Sharing your WiFi connection with a Pi

This tutorial will show you how to share your WiFi internet connection with your Raspberry Pi using windows 7, Mac OS X, or Ubuntu Linux.

This assumes: 1. You have a Raspberry Pi with Raspbian 2. You have an ethernet port on your computer

The screenshots show a Lenovo ThinkPad W541 and Windows 7.

Set up Internet Sharing

On Windows 7

You need to set up a small local network so your computer can talk to the Pi and so that the Pi can access the Internet. Be sure to do all this before you turn on your Pi.

  1. Open "Network and Sharing Center" via the wifi system tray icon.
  2. Select "Wireless Network Connection" to configure.
  3. Select "Properties", and authenticate as an Administrator.
  4. Uncheck the box next to "Internet Protocol Version 6 (TCP/IPv6)
  5. Select the "Sharing" tab, and check the box to allow other network users to connect through your Internet connection.
  6. Be sure "Local Area Connection" is selected from the "Home networking connection" drop-down box (if that drop-down exists).
  7. Click "OK" buttons until all the network configuration windows are gone.

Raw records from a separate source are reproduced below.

template <int RES>
__device__ __forceinline__ void tk_prologue_norm(const fl_mv_args &A, int K, tk_yblock *ysm, double *red, int warp, int lane, int tid, unsigned lle, unsigned *err) {
    const int qoff = (A.type == FL_TYPE_Q4_0) ? 8 : 0;
    constexpr int E = 8, NR = RES > 0 ? RES : 1;
    const int nu = K >> 3;
    float v[NR][E], gm[NR][E];
    double acc = 0.0;
    if (RES > 0) {
#pragma unroll
        for (int r = 0; r < NR; r++) {
            const int u = tid + r * TK_NT;
            if (u < nu) { tk_load_x<E>(A, u, v[r], lle, err); tk_load_vals<E>((const float4 *)A.gamma, u, gm[r], false); }
            else { tk_zero_vals<E>(v[r]); tk_zero_vals<E>(gm[r]); }
        }
#pragma unroll
        for (int r = 0; r < NR; r++)
#pragma unroll
            for (int k = 0; k < E; k++) acc += (double)__fmul_rn(v[r][k], v[r][k]);
    } else {
        for (int u = tid; u < nu; u += TK_NT) {
            tk_load_x<E>(A, u, v[0], lle, err);
#pragma unroll
            for (int k = 0; k < E; k++) acc += (double)__fmul_rn(v[0][k], v[0][k]);
        }
    }
    acc = fl_warp_sum_d(acc);
    if (lane == 0) red[warp] = acc;
    tk_bar_consumers(15);
    if (warp == 0) {
        double t = 0.0;
#pragma unroll
        for (int w = 0; w < TK_CW; w++) t += red[w];
        const float mean = (float)(t / (double)K);
        if (lane == 0) ((float *)(red + 16))[0] = __fdiv_rn(1.0f, __fsqrt_rn(__fadd_rn(mean, 1e-6f)));
    }
    tk_bar_consumers(15);
    const float scale = ((float *)(red + 16))[0];
    if (RES > 0) {
#pragma unroll
        for (int r = 0; r < NR; r++) {
            if (r * TK_NT + warp * 32 < nu) {
                const int u = tid + r * TK_NT;
                const bool valid = u < nu;
                if (A.sum_out && blockIdx.x == 0 && valid) tk_store_vals<E>(A.sum_out, u, v[r]);
#pragma unroll
                for (int k = 0; k < E; k++) v[r][k] = __fmul_rn(gm[r][k], __fmul_rn(v[r][k], scale));
                if (A.normed_out && blockIdx.x == 0 && valid) tk_store_vals<E>(A.normed_out, u, v[r]);
                tk_quant<E>(v[r], u, valid, ysm, qoff);
            }
        }
    } else {
        for (int u0 = 0; u0 < nu; u0 += TK_NT) {
            if (u0 + warp * 32 >= nu) break;
            const int u = u0 + tid;
            const bool valid = u < nu;
            if (valid) { tk_load_x<E>(A, u, v[0], lle, err); tk_load_vals<E>((const float4 *)A.gamma, u, gm[0], false); }
            else { tk_zero_vals<E>(v[0]); tk_zero_vals<E>(gm[0]); }
            if (A.sum_out && blockIdx.x == 0 && valid) tk_store_vals<E>(A.sum_out, u, v[0]);
#pragma unroll
            for (int k = 0; k < E; k++) v[0][k] = __fmul_rn(gm[0][k], __fmul_rn(v[0][k], scale));
            if (A.normed_out && blockIdx.x == 0 && valid) tk_store_vals<E>(A.normed_out, u, v[0]);
            tk_quant<E>(v[0], u, valid, ysm, qoff);
        }
    }
}

__device__ __forceinline__ void tk_prologue(const fl_mv_args &A, int K, tk_yblock *ysm, double *red, int warp, int lane, int tid, unsigned lle, unsigned *err) {
    const int nu8 = K >> 3;
    if (A.pro == FL_PRO_RMSNORM) {
        if (nu8 <= TK_NT) tk_prologue_norm<1>(A, K, ysm, red, warp, lane, tid, lle, err);
        else if (nu8 <= 2 * TK_NT) tk_prologue_norm<2>(A, K, ysm, red, warp, lane, tid, lle, err);
        else tk_prologue_norm<0>(A, K, ysm, red, warp, lane, tid, lle, err);
    } else if (nu8 <= TK_NT) {
        tk_prologue_nonorm<8>(A, K, ysm, warp, tid, lle, err);
    } else {
        tk_prologue_nonorm<16>(A, K, ysm, warp, tid, lle, err);
    }
}

__device__ __forceinline__ void tk_store_ll(float *slot, int row, float v, unsigned e, float *const *peers, int n_peers) {
    const unsigned uv = __float_as_uint(v);
    asm volatile("st.relaxed.sys.global.v2.u32 [%0], {%1, %2};" ::"l"(slot + 2 * row), "r"(uv), "r"(e) : "memory");
    for (int r = 0; r < n_peers; r++)
        asm volatile("st.relaxed.sys.global.v2.u32 [%0], {%1, %2};" ::"l"(peers[r] + 2 * row), "r"(uv), "r"(e) : "memory");
}
__device__ __forceinline__ float2 tk_epilogue_preload(const tk_phase &ph, int seg, int u, int n_past) {
    const fl_mv_args &A = ph.a;
    if (ph.swiglu) return make_float2(0.f, 0.f);
    const int r2 = 2 * u;
    if (A.epi == FL_EPI_QKV) {
        if (seg < 2) return __ldg((const float2 *)A.rope_cs + (size_t)n_past * (A.head_dim >> 1) + ((r2 % A.head_dim) >> 1));
        return make_float2(0.f, 0.f);
    }
    if (A.epi == FL_EPI_RESADD) {
        if (A.res_ll) {
            const float4 t = __ldcg((const float4 *)(A.res + 2 * r2));
            return make_float2(t.x, t.z);
        }
        return __ldcg((const float2 *)(A.res + r2));
    }
    return make_float2(0.f, 0.f);
}
__device__ __forceinline__ void tk_epilogue(const tk_phase &ph, int seg, int u, float a, float b, int n_past, float2 pre, unsigned ll_epoch) {
    const fl_mv_args &A = ph.a;
    if (ph.swiglu) {
        const uint16_t h = __half_as_ushort(__float2half_rn(a));
        const float o = __fmul_rn(__half2float(__ushort_as_half(__ldg(A.silu_tab + h))), b);
        if (A.out_ll) tk_store_ll(A.seg_dst[0], u, o, ll_epoch, A.dst_peer, A.n_dst_peer);
        else A.seg_dst[0][u] = o;
        return;
    }
    const int r2 = 2 * u;
    if (A.epi == FL_EPI_QKV) {
        if (seg < 2) {
            const float2 cs = pre;
            const float y0 = __fmaf_rn(a, cs.x, -__fmul_rn(b, cs.y));
            const float y1 = __fmaf_rn(a, cs.y, __fmul_rn(b, cs.x));
            float *o = (seg == 0) ? (A.seg_dst[0] + r2) : (A.kcache + (size_t)n_past * A.n_embd + r2);
            *(float2 *)o = make_float2(y0, y1);
        } else {
            A.vcache[(size_t)r2 * A.n_ctx + n_past] = a;
            A.vcache[(size_t)(r2 + 1) * A.n_ctx + n_past] = b;
        }
        return;
    }
    if (A.epi == FL_EPI_RESADD) {
        a = __fadd_rn(a, pre.x);
        b = __fadd_rn(b, pre.y);
    }
    if (A.out_ll) {
        tk_store_ll(A.seg_dst[seg], r2, a, ll_epoch, A.dst_peer, A.n_dst_peer);
        tk_store_ll(A.seg_dst[seg], r2 + 1, b, ll_epoch, A.dst_peer, A.n_dst_peer);
        return;
    }
    *(float2 *)(A.seg_dst[seg] + r2) = make_float2(a, b);
}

When you shut your Pi down, you will want to disable Internet sharing. Sometimes Windows Networking stops working properly when you don't disable it.

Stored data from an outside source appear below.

@@ -67,7 +127,9 @@
     uint64_t* accFull = emptyB + 2;
     uint64_t* accEmpty = accFull + 2;
     uint32_t* tmem_slot = reinterpret_cast<uint32_t*>(accEmpty + 2);
-    uint32_t* epi_tiles = reinterpret_cast<uint32_t*>(reinterpret_cast<uint8_t*>(bars) + 256);
+    uint64_t* xfer = bars + 32;
+    uint32_t* epi_tiles = reinterpret_cast<uint32_t*>(reinterpret_cast<uint8_t*>(bars) + epi_bar_bytes(REG));
+    float* xfer_val = reinterpret_cast<float*>(epi_tiles + 8 * 256);
 
     const int warp = __shfl_sync(0xffffffffu, (int)(threadIdx.x >> 5), 0), lane = threadIdx.x & 31;
     const int n_tiles = total_tiles(pl);
@@ -80,8 +142,9 @@
         for (int i = 0; i < nA; ++i) { mbar_init(fullA + i, 1); mbar_init(emptyA + i, 1); }
         for (int i = 0; i < 2; ++i) {
             mbar_init(fullB + i, 1); mbar_init(emptyB + i, 1);
-            mbar_init(accFull + i, 1); mbar_init(accEmpty + i, PAIR ? 8 : 4);
-        }
+            mbar_init(accFull + i, 1); mbar_init(accEmpty + i, (PAIR ? 2 : 1) * (REG ? 8 : 4));
+        }
+        if (REG) for (int i = 0; i < 8; ++i) mbar_init(xfer + i, 32);
         fence_barrier_init();
     }
     if (warp == 1) { if (PAIR) tmem_alloc_pair(tmem_slot, 512); else tmem_alloc(tmem_slot, 512); }
@@ -98,6 +161,7 @@
     const int t_phases = pl.whole_clip ? pl.OS : 1;
     const int t_nts = pl.whole_clip ? pl.n_ntiles : 1;
     const int n_sub = pl.merged ? pl.mgroups : t_nts;
+    if (REG && warp < 4) setmaxnreg_dec<kRegCtl>();
 
     if (warp == 0) {
         {
@@ -252,6 +316,141 @@
                 commit(accFull + acc);
             }
         }
+    } else if (REG) {
+        if (warp >= 4) {
+            setmaxnreg_inc<kRegEpi>();
+            const int q = warp & 3, h = (warp >> 2) - 1;
+            uint32_t* tile = epi_tiles + (warp - 4) * 256;
+            float* xv = xfer_val + q * 64;
+            uint64_t* to_h1 = xfer + q;
+            uint64_t* to_h0 = xfer + 4 + q;
+            uint32_t t_it = 0;
+            const int n_parts = t_phases * t_nts;
+            const int c = h / n_parts, p = h % n_parts;
+            const bool hand_over = prm.epi_mode == PG_EPI_NORM_ACT && n_parts == 2;
+            bool bad_range = false;
+            for (int tile_i = tile0; tile_i < n_tiles; tile_i += tile_step, ++t_it) {
+                TileCoord tc = decode_tile(pl, tile_i);
+                if (PAIR) tc.co_tile = tc.co_tile * 2 + rank;
+                mbar_wait_sleep(accFull, t_it & 1, 200);
+                tc_fence_after();
+                uint32_t r[kRegCols];
+                const uint32_t taddr = tmem_base + (uint32_t)(h * pl.n_tile) + ((uint32_t)(q * 32) << 16);
+#pragma unroll
+                for (int k = 0; k < kRegCols / 16; ++k) tmem_ld16_nowait(taddr + k * 16, r + k * 16);
+                tmem_ld_wait();
+                tc_fence_before();
+                __syncwarp();
+                if (lane == 0) { if (PAIR) mbar_arrive_leader(accEmpty); else mbar_arrive(accEmpty); }
+                float v[kRegCols];
+#pragma unroll
+                for (int i = 0; i < kRegCols; ++i) v[i] = __uint_as_float(r[i]);
+
+                const int b = tc.b0 + c;
+                if (b >= pl.B) continue;
+                const int L_b = RAGGED ? min(__ldg(prm.clip_rows + b), pl.L_out) : pl.L_out;
+                const int co_base = tc.co_tile * 128 + q * 32;
+                const int co = co_base + lane;
+                auto part_geom = [&](int pp, int L, int& phase, int& m0, int& n_valid) {
+                    phase = tc.phase + pp / t_nts;
+                    m0 = (tc.nt + pp % t_nts) * pl.n_tile;
+                    const int l_phase = (L - phase + pl.OS - 1) / pl.OS;
+                    n_valid = l_phase - m0; if (n_valid > pl.n_tile) n_valid = pl.n_tile; if (n_valid < 0) n_valid = 0;
+                };
+                if (prm.epi_mode == PG_EPI_RAW) {
+                    int phase, m0, n_valid;
+                    part_geom(p, L_b, phase, m0, n_valid);
+                    float sum = 0.f;
+#pragma unroll
+                    for (int i = 0; i < kRegCols; ++i) if (i < n_valid) sum += v[i];
+                    const float mean = n_valid > 0 ? sum / (float)n_valid : 0.f;
+                    float m2 = 0.f;
+                    const size_t row_pitch = (size_t)pl.OS * pl.out_ld;
+#pragma unroll 1
+                    for (int c0 = 0; c0 < n_valid; c0 += 16) {
+#pragma unroll
+                        for (int i = 0; i < 16; ++i) if (c0 + i < n_valid) { const float d = v[i] - mean; m2 += d * d; }
+                        const size_t off0 = ((size_t)b * pl.out_rows + (size_t)(m0 + c0) * pl.OS + phase) * pl.out_ld + co_base;
+                        epi_store_f32<8>(tile, lane, prm.y, off0, row_pitch, v, n_valid - c0);
+                        if (n_valid - c0 > 8) epi_store_f32<8>(tile, lane, prm.y, off0 + 8 * row_pitch, row_pitch, v + 8, n_valid - c0 - 8);
+                        shift_down16(v);
+                    }
+                    if (prm.stats) {
+                        const int P = pl.OS * pl.n_ntiles;
+                        const int pi = phase * pl.n_ntiles + m0 / pl.n_tile;
+                        prm.stats[((size_t)b * P + pi) * pl.C_out + co] = make_float4((float)n_valid, mean, m2, 0.f);
+                    }
+                } else {
+                    float sc = 1.f, sh = 0.f;
+                    if (prm.epi_mode == PG_EPI_NORM_ACT) {
+                        int n_tot = 0, n_mine = 0;
+                        for (int pp = 0; pp < n_parts; ++pp) {
+                            int phase, m0, n_valid;
+                            part_geom(pp, L_b, phase, m0, n_valid);
+                            n_tot += n_valid;
+                            if (pp == p) n_mine = n_valid;
+                        }
+                        float sum = 0.f;
+                        if (hand_over && h == 1) { mbar_wait_sleep(to_h1, 0, 20); sum = xv[lane]; }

To disable Internet Sharing on Windows, you only have to reverse step 5 above (uncheck the box to allow other network users to connect).

On Mac OS X

Go to System preferences > Sharing > Internet sharing. Share your wireless connection to your ethernet.

On Ubuntu 14.04

Go to System Settings > Network > Wireless > little arrow by your connected network > Settings > IPv4 Settings > Method: Shared to other computers

Connect your Pi

  1. Connect your Ethernet cable to your laptop and the Pi.
  2. Plug the AC adapter into a power outlet and into the Pi.
    ->
  3. Admire the lights on the circuit board. There should be lights in two places: on the top by the SD card and on the network port. Oooh. Pretty.
  4. After about 30 seconds, open up "Git Bash" or a Command prompt on your computer.
  5. Check if the Pi is alive using the command ping raspberrypi.local. If you don't see something like the following, it's not connected. (Use Control-C to stop the ping test.)
  6. Once you've verified the pi is alive, use SSH to connect to your pi. If you've never connected before, choose username (or login name) "pi" and the password "raspberry". Here's what it looks like in Git Bash:

Done!

Once logged into your Pi, you can use the "ping" command to test your internet connection:

pi@raspberrypi$ ping www.yahoo.com
PING fd-fp3.wg1.b.yahoo.com (98.139.183.24) 56(84) bytes of data.
64 bytes from ir2.fp.vip.bf1.yahoo.com (98.139.183.24): icmp_seq=1 ttl=50 time=34.0 ms
64 bytes from ir2.fp.vip.bf1.yahoo.com (98.139.183.24): icmp_seq=2 ttl=50 time=34.3 ms
^C

Use Control-C to stop the ping test.